Monday, April 2, 2018

Middle School Robotics, Spring of 2018. Chapter One.

I've done an advanced robotics class at the middle school on and off for many years.  It has always been logistically difficult because it conflicted with my May archeology jaunts.  This year I have simply rearranged the latter.

The advanced robotics class has gotten a bit easier now because I can draw upon spare parts and experienced high school team members from the FIRST team.  In fact I am pretty up front about this is our FIRST robotics minor league farm club.

So far we have piles of parts and kids learning new skills....tapping holes for bolts, working with 80/20 fasteners, dreaming up mechanisms.

The class also proved fairly adept at brainstorming and doing some basic calculations. Their idea is to drive around the cafeteria dispensing cartons of chocolate milk.  They walked an appropriate pace with a timer running and figured out how many feet per second was reasonable.  This evolved into calculations for wheel diameter and RPMs for our drive motors.   Then it is just raid the parts boxes.

The milk dispenser will rotate with this AxMan surplus motor and this Lazy Suzan device.  They have a workable looking mechanism figured out and started.
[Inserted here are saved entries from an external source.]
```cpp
int dt(const at::Tensor& t) {
  if (t.scalar_type() == at::kFloat) return as::DT_F32;
  if (t.scalar_type() == at::kBFloat16) return as::DT_BF16;
  TORCH_CHECK(false, "applestar_amd: unsupported dtype ", t.scalar_type());
}

void check_cuda(const at::Tensor& t, const char* name) {
  TORCH_CHECK(t.is_cuda(), "applestar_amd: ", name, " must be a GPU tensor");
  TORCH_CHECK(t.is_contiguous(), "applestar_amd: ", name, " must be contiguous");
}

// ... 2298 lines not shown
    const at::Tensor& s = srcs[i];
    TORCH_CHECK(d.is_cuda() && s.is_cuda() && d.device() == s.device(), "multi_strided_copy: GPU tensors");
    TORCH_CHECK(d.is_contiguous(), "multi_strided_copy: contiguous destination");
    TORCH_CHECK((d.scalar_type() == at::kFloat || d.scalar_type() == at::kBFloat16) &&
                (s.scalar_type() == at::kFloat || s.scalar_type() == at::kBFloat16), "multi_strided_copy: fp32/bf16");
    const int64_t* sp = spec.data() + 9 * i;
    int64_t n = 1, lo = sp[8], hi = sp[8];
    for (int k = 0; k < 4; ++k) {
      TORCH_CHECK(sp[k] >= 1, "multi_strided_copy: sizes >= 1");
      n *= sp[k];
      const int64_t reach = (sp[k] - 1) * sp[4 + k];
      if (reach < 0) lo += reach; else hi += reach;
    }
    TORCH_CHECK(n == d.numel() && n < (int64_t{1} << 31), "multi_strided_copy: spec / destination size");
    int64_t extent = 1;
    for (int64_t k = 0; k < s.dim(); ++k) extent += (s.size(k) - 1) * s.stride(k);
    TORCH_CHECK(lo >= 0 && hi < extent, "multi_strided_copy: spec reaches outside the source");
    const int t = a.ntensors++;
    a.src[t] = s.data_ptr();
    a.dst[t] = d.data_ptr();
    a.n[t] = static_cast<int>(n);
    for (int k = 0; k < 4; ++k) {
      a.size[t][k] = static_cast<int>(sp[k]);
      a.stride[t][k] = sp[4 + k];
    }
    a.base[t] = sp[8];
    const bool tiled = sp[0] == 1 && sp[1] == 1 && sp[6] == 1 && sp[7] > 1 && n >= (1 << 16);
    a.dts[t] = static_cast<unsigned char>((s.scalar_type() == at::kFloat ? 1 : 0) | (d.scalar_type() == at::kFloat ? 2 : 0) |
                                          (tiled ? 4 : 0));
    const int64_t chunks = tiled ? ((sp[2] + 63) / 64) * ((sp[3] + 127) / 128) : (n + as::kCopyChunk - 1) / as::kCopyChunk;
    a.chunk_start[t + 1] = a.chunk_start[t] + static_cast<int>(chunks);
    if (a.ntensors == as::kSCopyMaxT) flush();
  }
  flush();
}

at::Tensor pointwise_conv(const at::Tensor& x, const at::Tensor& w, const c10::optional<at::Tensor>& bias, int64_t act) {
  check_cuda(x, "x");
  check_cuda(w, "w");
  TORCH_CHECK(x.scalar_type() == at::kBFloat16 && x.dim() == 2, "pointwise: x [P, cin] bf16");
  TORCH_CHECK(w.scalar_type() == at::kFloat && w.dim() == 2 && w.size(1) == x.size(1), "pointwise: w fp32 [cout, cin]");
  const int64_t P = x.size(0), cin = x.size(1), cout = w.size(0);
  TORCH_CHECK(as::pointwise_supported(static_cast<int>(cin), static_cast<int>(cout)), "pointwise: channels");
  const float* bp = nullptr;
  if (bias.has_value()) {
    check_cuda(*bias, "bias");
    TORCH_CHECK(bias->scalar_type() == at::kFloat && bias->numel() == cout, "pointwise: bias fp32 [cout]");
    bp = bias->data_ptr<float>();
  }
  c10::hip::HIPGuard g(x.device().index());
  auto y = at::empty({P, cout}, x.options());
  as::pointwise_conv(x.data_ptr(), w.data_ptr<float>(), bp, y.data_ptr(), P, static_cast<int>(cin),
                     static_cast<int>(cout), static_cast<int>(act), stream());
  return y;
}

void register_codec(pybind11::module& m);

PYBIND11_MODULE(TORCH_EXTENSION_NAME, m) {
  m.doc() = "applestar_amd HIP kernels for gfx950 (MI355X)";
  register_codec(m);
  m.def("layer_norm_fwd", &layer_norm_fwd);
  m.def("layer_norm_bwd", &layer_norm_bwd, py::arg("dy"), py::arg("xin"), py::arg("y"), py::arg("w"), py::arg("mean"),
        py::arg("rstd"), py::arg("dx_dtype"), py::arg("act"), py::arg("mask_src") = py::none());
  m.def("reverse_scan", &reverse_scan);
  m.def("col_sum", &col_sum);
  m.def("multi_logp", &multi_logp);
  m.def("presplit_b", &presplit_b, py::arg("b"), py::arg("trans") = false, py::arg("out") = py::none());
  m.def("gemm_f32_psb_supported", &gemm_f32_psb_supported);
  m.def("multi_presplit", &multi_presplit);
  m.def("conv3x3_f32_psb_supported", &conv3x3_f32_psb_supported);
  m.def("conv3x3_f32_psb", &conv3x3_f32_psb, py::arg("x"), py::arg("wsplit"), py::arg("Cout"),
        py::arg("bias") = py::none(), py::arg("res") = py::none(), py::arg("res2") = py::none(),
        py::arg("mask") = py::none(), py::arg("act") = 0);
  m.def("conv3x3_f32_v2", &conv3x3_f32_v2, py::arg("x"), py::arg("wsplit"), py::arg("Cout"),
        py::arg("bias") = py::none(), py::arg("res") = py::none(), py::arg("res2") = py::none(),
        py::arg("mask") = py::none(), py::arg("act") = 0, py::arg("variant") = 0);
  m.def("conv3x3_f32_halo_supported", &conv3x3_f32_halo_supported);
  m.def("conv3x3_f32_halo", &conv3x3_f32_halo, py::arg("x"), py::arg("wsplit"), py::arg("Cout"),
        py::arg("bias") = py::none(), py::arg("res") = py::none(), py::arg("res2") = py::none(),
        py::arg("mask") = py::none(), py::arg("act") = 0);
  m.def("conv_halo_f32_mode", &as::conv_halo_f32_mode);
  m.def("set_conv_halo_f32_mode", &as::set_conv_halo_f32_mode);
  m.def("gemm_f32_psb", &gemm_f32_psb, py::arg("a"), py::arg("bsplit"), py::arg("N"), py::arg("K"),
        py::arg("bias") = py::none(), py::arg("res") = py::none(), py::arg("act") = 0, py::arg("variant") = 0);
  m.def("entity_pack", &entity_pack);
  m.def("embed_relu_fwd", &embed_relu_fwd);
  m.def("embed_relu_bwd", &embed_relu_bwd, py::arg("dout"), py::arg("out"), py::arg("idx"), py::arg("V"),
        py::arg("ordered") = false);
  m.def("gated_residual_fwd", &gated_residual_fwd, py::arg("y"), py::arg("g"), py::arg("sp"), py::arg("x"),
        py::arg("post") = py::none());
  m.def("gated_residual_bwd", &gated_residual_bwd, py::arg("dout"), py::arg("y"), py::arg("g"), py::arg("sp"),
        py::arg("out"), py::arg("xin") = py::none());
  m.def("lnlstm_fwd", &lnlstm_fwd, py::arg("xp"), py::arg("h0"), py::arg("c0"), py::arg("wT"),
        py::arg("lnh_w"), py::arg("lnh_b"), py::arg("lnc_w"), py::arg("lnc_b"),
        py::arg("eps"), py::arg("want_bf16") = false);
  m.def("lnlstm_bwd", &lnlstm_bwd);
  m.def("entity_embed_fwd", &entity_embed_fwd);
  m.def("entity_onehot", &entity_onehot);
  m.def("upsample2x_fwd", &upsample2x_fwd);
  m.def("upsample2x_bwd", &upsample2x_bwd, py::arg("dy"), py::arg("mask") = py::none());
  m.def("entity_embed_wgrad", &entity_embed_wgrad);
  m.def("mm_k32", &mm_k32);
  m.def("spatial_embed_fwd", &spatial_embed_fwd, py::arg("planes"), py::arg("effects"), py::arg("w_dense"),
        py::arg("bias"), py::arg("rows"), py::arg("ex"), py::arg("ey"), py::arg("entity_num"), py::arg("out_dtype"),
        py::arg("ordered") = false);
  m.def("spatial_gather_rows", &spatial_gather_rows, py::arg("dpre"), py::arg("ex"), py::arg("ey"),
        py::arg("entity_num"), py::arg("N"), py::arg("gate") = py::none());
  m.def("spatial_dense_input", &spatial_dense_input);
  m.def("spatial_dense_wgrad", &spatial_dense_wgrad, py::arg("planes"), py::arg("effects"), py::arg("dpre"),
        py::arg("gate") = py::none());
  m.def("varlen_attn_fwd", &varlen_attn_fwd);
  m.def("varlen_attn_bwd", &varlen_attn_bwd);
  m.def("varlen_attn_fwd_f32", &varlen_attn_fwd_f32);
  m.def("conv3x3_f32_epi2", &conv3x3_f32_epi2);
  m.def("conv3x3_f32_epi2_supported", &conv3x3_f32_epi2_supported);
  m.def("conv3x3_f32", &conv3x3_f32);
  m.def("fused_clip_adam", &fused_clip_adam);
  m.def("head_sample", &head_sample);
  m.def("target_unit_sample", &target_unit_sample);
  m.def("fused_adam_chunk", &as::fused_adam_chunk);
  m.def("wgrad_f32", &wgrad_f32, py::arg("dy"), py::arg("x"), py::arg("cin"), py::arg("want_bias"),
        py::arg("out") = py::none());
  m.def("gemm_f32", &gemm_f32);
  m.def("gemm_bf16_small", &gemm_bf16_small);
  m.def("gemm_bf16", &gemm_bf16);
  m.def("small_gemm", &small_gemm);
  m.def("small_wgrad", &small_wgrad);
  m.def("small_gemm_splitk", &small_gemm_splitk);
  m.def("f32_mfma_mode", &as::f32_mfma_mode);
  m.def("set_f32_pipe_variant", &as::set_f32_pipe_variant);
  m.def("set_f32_conv_variant", &as::set_f32_conv_variant);
  m.def("set_f32_mfma_mode", &as::set_f32_mfma_mode);
  m.def("conv3x3_f32_supported", &as::conv3x3_f32_supported);
  m.def("varlen_attn_bwd_f32", &varlen_attn_bwd_f32);
  m.def("attn_f32_variant", [](int64_t v) { return static_cast<int64_t>(as::attn_f32_variant(static_cast<int>(v))); });
  m.def("su_sample", &su_sample);
  m.def("segment_copy", &segment_copy);
  m.def("conv_wt", &conv_wt);
  m.def("upconv1_fwd", &upconv1_fwd);
  m.def("upconv1_bwd", &upconv1_bwd, py::arg("x_nhwc"), py::arg("w"), py::arg("dy"), py::arg("relu_mask") = false);
  m.def("maxpool2_fwd", &maxpool2_fwd);
  m.def("maxpool2_bwd", &maxpool2_bwd, py::arg("dy"), py::arg("pos"), py::arg("H"), py::arg("W"),
        py::arg("mask") = py::none());
  m.def("maxpool2_bwd_relu", &maxpool2_bwd_relu);
  m.def("spatial_embed_pool_fwd", &spatial_embed_pool_fwd, py::arg("planes"), py::arg("effects"), py::arg("w_dense"),
        py::arg("bias"), py::arg("rows"), py::arg("ex"), py::arg("ey"), py::arg("entity_num"),
        py::arg("ordered") = false);
  m.def("spatial_pool_supported", [](int64_t h, int64_t w) { return as::spatial_pool_supported(static_cast<int>(h), static_cast<int>(w)); });
  m.def("segment_sum", &segment_sum);
  m.def("spatial_dense_wgrad_pooled", &spatial_dense_wgrad_pooled);
  m.def("spatial_gather_rows_pooled", &spatial_gather_rows_pooled);
  m.def("entity_mean_pool", &entity_mean_pool);
  m.def("table_grad", &table_grad, py::arg("src"), py::arg("idx"), py::arg("V"), py::arg("ordered") = false);
  m.def("gather_steps_fwd", &gather_steps_fwd);
  m.def("gather_steps_bwd", &gather_steps_bwd);
  m.def("scatter_conn_fwd", &scatter_conn_fwd);
  m.def("scatter_conn_bwd", &scatter_conn_bwd);
  m.def("conv3x3_fwd", &conv3x3_fwd);
  m.def("wgrad", &wgrad, py::arg("dy"), py::arg("x"), py::arg("cin"), py::arg("want_bias"),
        py::arg("bf16_out") = false);
  m.def("pointwise_conv", &pointwise_conv);
  m.def("pointwise_supported", [](int64_t ci, int64_t co) { return as::pointwise_supported(static_cast<int>(ci), static_cast<int>(co)); });
  m.def("lstm_split_error", &lstm_split_error);
  m.def("lstm_split_flag", &lstm_split_flag);
  m.def("multi_copy", &multi_copy);
// ... 29 lines not shown
```

applestar_amd/csrc/conv_tap.h:

```cpp
#pragma once
#include "common.h"

namespace as {

__device__ __forceinline__ int conv_tap_mask(long m, long M, int HW, int H, int W) {
  int ok = 0;
  if (m < M) {
    const int rem = static_cast<int>(m % HW);
    const int yy = rem / W, xx = rem - yy * W;
#pragma unroll
    for (int t = 0; t < 9; ++t) {
      const int y2 = yy + t / 3 - 1, x2 = xx + t % 3 - 1;
      ok |= (y2 >= 0 && y2 < H && x2 >= 0 && x2 < W) << t;
    }
  }
  return ok;
}

struct ConvTap {
  int tap, c0, shift;
  __device__ __forceinline__ bool in(int mask) const { return (mask >> tap) & 1; }
  __device__ __forceinline__ int offset(bool ok, int pix, int Cin, int c, int es) const {
    return ok ? ((pix + shift) * Cin + c0 + c) * es : kOOB;
  }
};

__device__ __forceinline__ ConvTap conv_tap(int k0, int Cin, int W) {
  const int tap = k0 / Cin;
  return ConvTap{tap, k0 - tap * Cin, (tap / 3 - 1) * W + (tap % 3 - 1)};
}

}
```

applestar_amd/csrc/kernels.h:

```cpp
#pragma once
#include <hip/hip_runtime.h>
#include <stdint.h>

namespace as {

enum DType : int { DT_F32 = 0, DT_BF16 = 1 };
enum SrcType : int { SRC_U8 = 0, SRC_I8 = 1, SRC_I16 = 2, SRC_I32 = 3, SRC_I64 = 4, SRC_F16 = 5, SRC_F32 = 6 };
enum FieldKind : int { FIELD_ONE_HOT = 0, FIELD_BINARY = 1, FIELD_SCALAR = 2 };

constexpr int kMaxFields = 40;
struct EntityFields {
  const void* ptr[kMaxFields];
  int dtype[kMaxFields];
  int kind[kMaxFields];
  int offset[kMaxFields];
  int width[kMaxFields];
  int n;
};

void layer_norm_fwd(const void* x, int x_dt, const void* res, int res_dt, const float* w, const float* b,
                    void* y, int y_dt, float* xsum, float* mean, float* rstd, long rows, int cols, float eps,
                    int act, hipStream_t s);
void layer_norm_bwd(const void* dy, int dy_dt, const void* xin, int xin_dt, const void* y, int y_dt,
                    const float* w, const float* mean, const float* rstd, void* dx, int dx_dt,
                    float* dw_part, float* db_part, long rows, int cols, int act, int nblk, hipStream_t s,
                    const float* msrc = nullptr, float* dxm = nullptr);
void column_reduce(const float* part, float* out, int nrows, int cols, hipStream_t s);
void entity_pack(const void* num, bool num64, int B, int N, long total, bool* valid, int64_t* flat, int64_t* seg,
                 int* cu, hipStream_t s);
void embed_relu_fwd(const void* table, int dt, const void* idx, int idt, void* out, long U, int V, int D,
                    hipStream_t s);
void embed_relu_bwd(const void* dout, const void* out, int dt, const void* idx, int idt, float* dtab, long U, int V,
                    int D, bool direct, hipStream_t s);
void column_reduce_bf16(const float* part, void* out, int nrows, int cols, hipStream_t s);
int layer_norm_bwd_blocks(long rows);

void reverse_scan(const float* a, const float* b, const float* init, float* y, int K, int T, int B,
                  hipStream_t s);
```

With the milk carton of course....real world testing.

Maybe we get this beast constructed in the available sessions, maybe not.  But the main goal in any event is learning safe construction technique and learning the right way to do things.

The list of things that are never the Right Answer:  Hot Glue.  Duct Tape.  Vague, poorly described mechanisms....
The mechanical build team meets on Tuesdays.  Software and control on Thursdays. I am encouraging members of each to "cross over" and drop in on the other side's work. It really helps to have builders who know controls and software people who can think of things in actual material ways.  At our recent software session we fired up the software and test frame from the High School team.  Or tried to.  Among the first things you learn in this business is that the software always needs updating and that any little thing will turn your robot into an immobile paperweight.

After a bit things did get partially running.

As long as some progress is made it is a good session.